Palestinians carry aid supplies which they received from the US-backed Gaza Humanitarian Foundation, in the central Gaza Strip, May 29, 2025. Photo: REUTERS/Ramadan Abed/File Photo
The State Department is weighing giving $500 million to the new foundation providing aid to war-shattered Gaza, according to two knowledgeable sources and two former US officials, a move that would involve the US more deeply in a controversial aid effort that has been beset by violence and chaos.
The sources and former US officials, all of whom requested anonymity because of the sensitivity of the matter, said that money for Gaza Humanitarian Foundation (GHF) would come from the US Agency for International Development (USAID), which is being folded into the US State Department.
The plan has met resistance from some US officials concerned with the deadly shootings of Palestinians near aid distribution sites and the competence of the GHF, the two sources said.

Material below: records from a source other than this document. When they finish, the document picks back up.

@@ -224,49 +310,68 @@
     for (int j0 = 0; j0 < rpi; j0 += ATT_JB) {
         const int nj = min(ATT_JB, rpi - j0);
         __syncthreads();
-        if (warp < nj) {
-            const float* sc = score + ((long)img * rpi + j0 + warp) * R;
-            float* w = s_w + warp * R;
-            float mx = -INFINITY;
-            for (int r = lane; r < R; r += 32) mx = fmaxf(mx, sc[r]);
-#pragma unroll
-            for (int o = 16; o > 0; o >>= 1) mx = fmaxf(mx, __shfl_xor_sync(0xffffffffu, mx, o));
-            float sum = 0.f;
-            for (int r = lane; r < R; r += 32) { const float e = expf(sc[r] - mx); w[r] = e; sum += e; }
-#pragma unroll
-            for (int o = 16; o > 0; o >>= 1) sum += __shfl_xor_sync(0xffffffffu, sum, o);
-            const float inv = 1.0f / sum;
-            float msum = 0.f;
-            for (int r = lane; r < R; r += 32) {
-                float v = w[r] * inv;
-                if (mask != nullptr) { v *= mask[(long)img * ld_mask + r]; msum += v; }
-                w[r] = v;
-            }
-            if (mask != nullptr) {
-#pragma unroll
-                for (int o = 16; o > 0; o >>= 1) msum += __shfl_xor_sync(0xffffffffu, msum, o);
-                for (int r = lane; r < R; r += 32) w[r] = w[r] / msum;
-            }
-        }
+        if (warp < nj)
+            att_softmax_row(score + ((long)img * rpi + j0 + warp) * R, s_w + warp * R, R, mask != nullptr ? mask + (long)img * ld_mask : nullptr, lane);
         __syncthreads();
         if (alpha_out != nullptr && blockIdx.y == 0) {
             for (int i = threadIdx.x; i < nj * R; i += ATT_CT) alpha_out[((long)img * rpi + j0) * R + i] = s_w[i];
         }
-        if (c < H) {
-            float acc[ATT_JB];
-#pragma unroll
-            for (int j = 0; j < ATT_JB; ++j) acc[j] = 0.f;
-            const float* ap = att + (long)img * R * ld_at + c;
-            for (int r = 0; r < R; ++r) {
-                const float v = __ldg(ap + (long)r * ld_at);
-#pragma unroll
-                for (int j = 0; j < ATT_JB; ++j)
-                    if (j < nj) acc[j] = fmaf(s_w[j * R + r], v, acc[j]);
+        if (c < H) att_combine_columns<1, 1>(att + (long)img * R * ld_at, ld_at, R, s_w, nj, c, ATT_CT, H, out, (long)img * rpi + j0);
+    }
+}
+
+template <int NA>
+__global__ void __launch_bounds__(ATT_FT, NA <= 16 ? 2 : 1) att_fused_kernel(int rpi, int R, int A, int H, const float* __restrict__ att_h, long ld_ah,
+                                                                             const float* __restrict__ p_att, long ld_pa, const float* __restrict__ att,
+                                                                             long ld_at, const float* __restrict__ alpha_w,
+                                                                             const float* __restrict__ alpha_b_ptr, const float* __restrict__ mask,
+                                                                             long ld_mask, ActView out) {
+    extern __shared__ float s_ah[];
+    constexpr int AP = NA * 32;
+    constexpr int NW = ATT_FT / 32;
+    float* s_w = s_ah + ATT_JB * AP;
+    float* s_sc = s_w + AP;
+    const int img = blockIdx.x;
+    const int warp = threadIdx.x >> 5, lane = threadIdx.x & 31;
+    const float* pa_img = p_att + (long)img * R * ld_pa;
+    const float* at_img = att + (long)img * R * ld_at;
+    if (warp == 0) {
+        auto prefetch = [&](const float* base, long ld, int cols) {
+            if (((reinterpret_cast<uintptr_t>(base) | (uintptr_t)(ld * 4)) & 15) != 0) return;
+            const long bytes = (((long)(R - 1) * ld + cols) * 4) & ~15L;
+            for (long off = (long)lane * 16384; off < bytes; off += 32L * 16384) {
+                const unsigned n = (unsigned)min(16384L, bytes - off);
+                asm volatile("cp.async.bulk.prefetch.L2.global [%0], %1;" ::"l"(reinterpret_cast<const char*>(base) + off), "r"(n) : "memory");
             }
+        };
+        prefetch(pa_img, ld_pa, A);
+        prefetch(at_img, ld_at, H);
+    }
+    const float alpha_b = __ldg(alpha_b_ptr);
+    for (int i = threadIdx.x; i < AP; i += ATT_FT) s_w[i] = (i < A) ? __ldg(alpha_w + i) : 0.f;
+    const float* mask_row = mask != nullptr ? mask + (long)img * ld_mask : nullptr;
+    for (int j0 = 0; j0 < rpi; j0 += ATT_JB) {
+        const int nj = min(ATT_JB, rpi - j0);
+        __syncthreads();
+        for (int i = threadIdx.x; i < nj * AP; i += ATT_FT) {
+            const int j = i / AP, a = i - j * AP;
+            s_ah[i] = (a < A) ? att_h[((long)img * rpi + j0 + j) * ld_ah + a] * ATT_KC : 0.f;
+        }
+        __syncthreads();
+        for (int r = warp; r < R; r += NW) {
+            float pv[NA];
+            const float wsum = att_load_region<NA>(pa_img + (long)r * ld_pa, true, A, lane, s_w, pv);
+            float part[ATT_JB];
+            att_score_rows<NA>(pv, s_ah, s_w, wsum, nj, lane, part);
 #pragma unroll
             for (int j = 0; j < ATT_JB; ++j)
-                if (j < nj) store_act(out, (long)img * rpi + j0 + j, c, acc[j]);
-        }
+                if (lane == 0 && j < nj) s_sc[j * R + r] = part[j] + alpha_b;
+        }
+        __syncthreads();
+        if (warp < nj) att_softmax_row(s_sc + warp * R, s_sc + warp * R, R, mask_row, lane);
+        __syncthreads();
+        for (int c = threadIdx.x; c < H; c += ATT_NC * ATT_FT)
+            att_combine_columns<ATT_NC, ATT_RB>(at_img, ld_at, R, s_sc, nj, c, ATT_FT, H, out, (long)img * rpi + j0);
     }
 }
 
@@ -322,13 +427,42 @@
     return 0;
 }
 
+static size_t att_weights_smem(int R) { return sizeof(float) * (size_t)ATT_JB * R; }
+
+template <int NA>
+static int att_fused_launch(int n_images, int rpi, int R, int A, int H, const float* att_h, long ld_ah, const float* p_att, long ld_pa,
+                             const float* att, long ld_at, const float* mask, long ld_mask, const float* alpha_w, const float* alpha_b, ActView out,
+                             cudaStream_t stream) {
+    constexpr size_t kFixed = sizeof(float) * (ATT_JB + 1) * NA * 32;
+    static bool attr_set = false;
+    if (!attr_set) {
+        CAPB_CHECK_CUDA(cudaFuncSetAttribute(att_fused_kernel<NA>, cudaFuncAttributeMaxDynamicSharedMemorySize, (int)(kFixed + 48 * 1024)));
+        attr_set = true;
+    }
+    att_fused_kernel<NA><<<n_images, ATT_FT, kFixed + att_weights_smem(R), stream>>>(rpi, R, A, H, att_h, ld_ah, p_att, ld_pa, att, ld_at, alpha_w,
+                                                                                    alpha_b, mask, ld_mask, out);
+    return 0;
+}
+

The GHF, which has been fiercely criticized by humanitarian organizations, including the United Nations, for an alleged lack of neutrality, began distributing aid last week amid warnings that most of Gaza’s 2.3 million population is at risk of famine after an 11-week Israeli aid blockade, which was lifted on May 19 when limited deliveries were allowed to resume.
The foundation has seen senior personnel quit and had to pause handouts twice this week after crowds overwhelmed its distribution hubs.
The State Department and GHF did not immediately respond to requests for comment.
Reuters has been unable to establish who is currently funding the GHF operations, which began in Gaza last week. The GHF uses private US security and logistics companies to transport aid into Gaza for distribution at so-called secure distribution sites.
On Thursday, Reuters reported that a Chicago-based private equity firm, McNally Capital, has an “economic interest” in the for-profit US contractor overseeing the logistics and security of GHF’s aid distribution hubs in the enclave.
While US President Donald Trump’s administration and Israel say they don’t finance the GHF operation, both have been pressing the United Nations and international aid groups to work with it.
The US and Israel argue that aid distributed by a long-established U.N. aid network was diverted to Hamas. Hamas has denied that.
USAID has been all but dismantled. Some 80 percent of its programs have been canceled and its staff face termination as part of President Donald Trump’s drive to align US foreign policy with his “America First” agenda.
One source with knowledge of the matter and one former senior official said the proposal to give the $500 million to GHF has been championed by acting deputy USAID Administrator Ken Jackson, who has helped oversee the agency’s dismemberment.
The source said that Israel requested the funds to underwrite GHF’s operations for 180 days.
The Israeli government did not immediately respond to a request for comment.
The two sources said that some US officials have concerns with the plan because of the overcrowding that has affected the aid distribution hubs run by GHF’s contractor, and violence nearby.
Those officials also want well-established non-governmental organizations experienced in running aid operations in Gaza and elsewhere to be involved in the operation if the State Department approves the funds for GHF, a position that Israel likely will oppose, the sources said.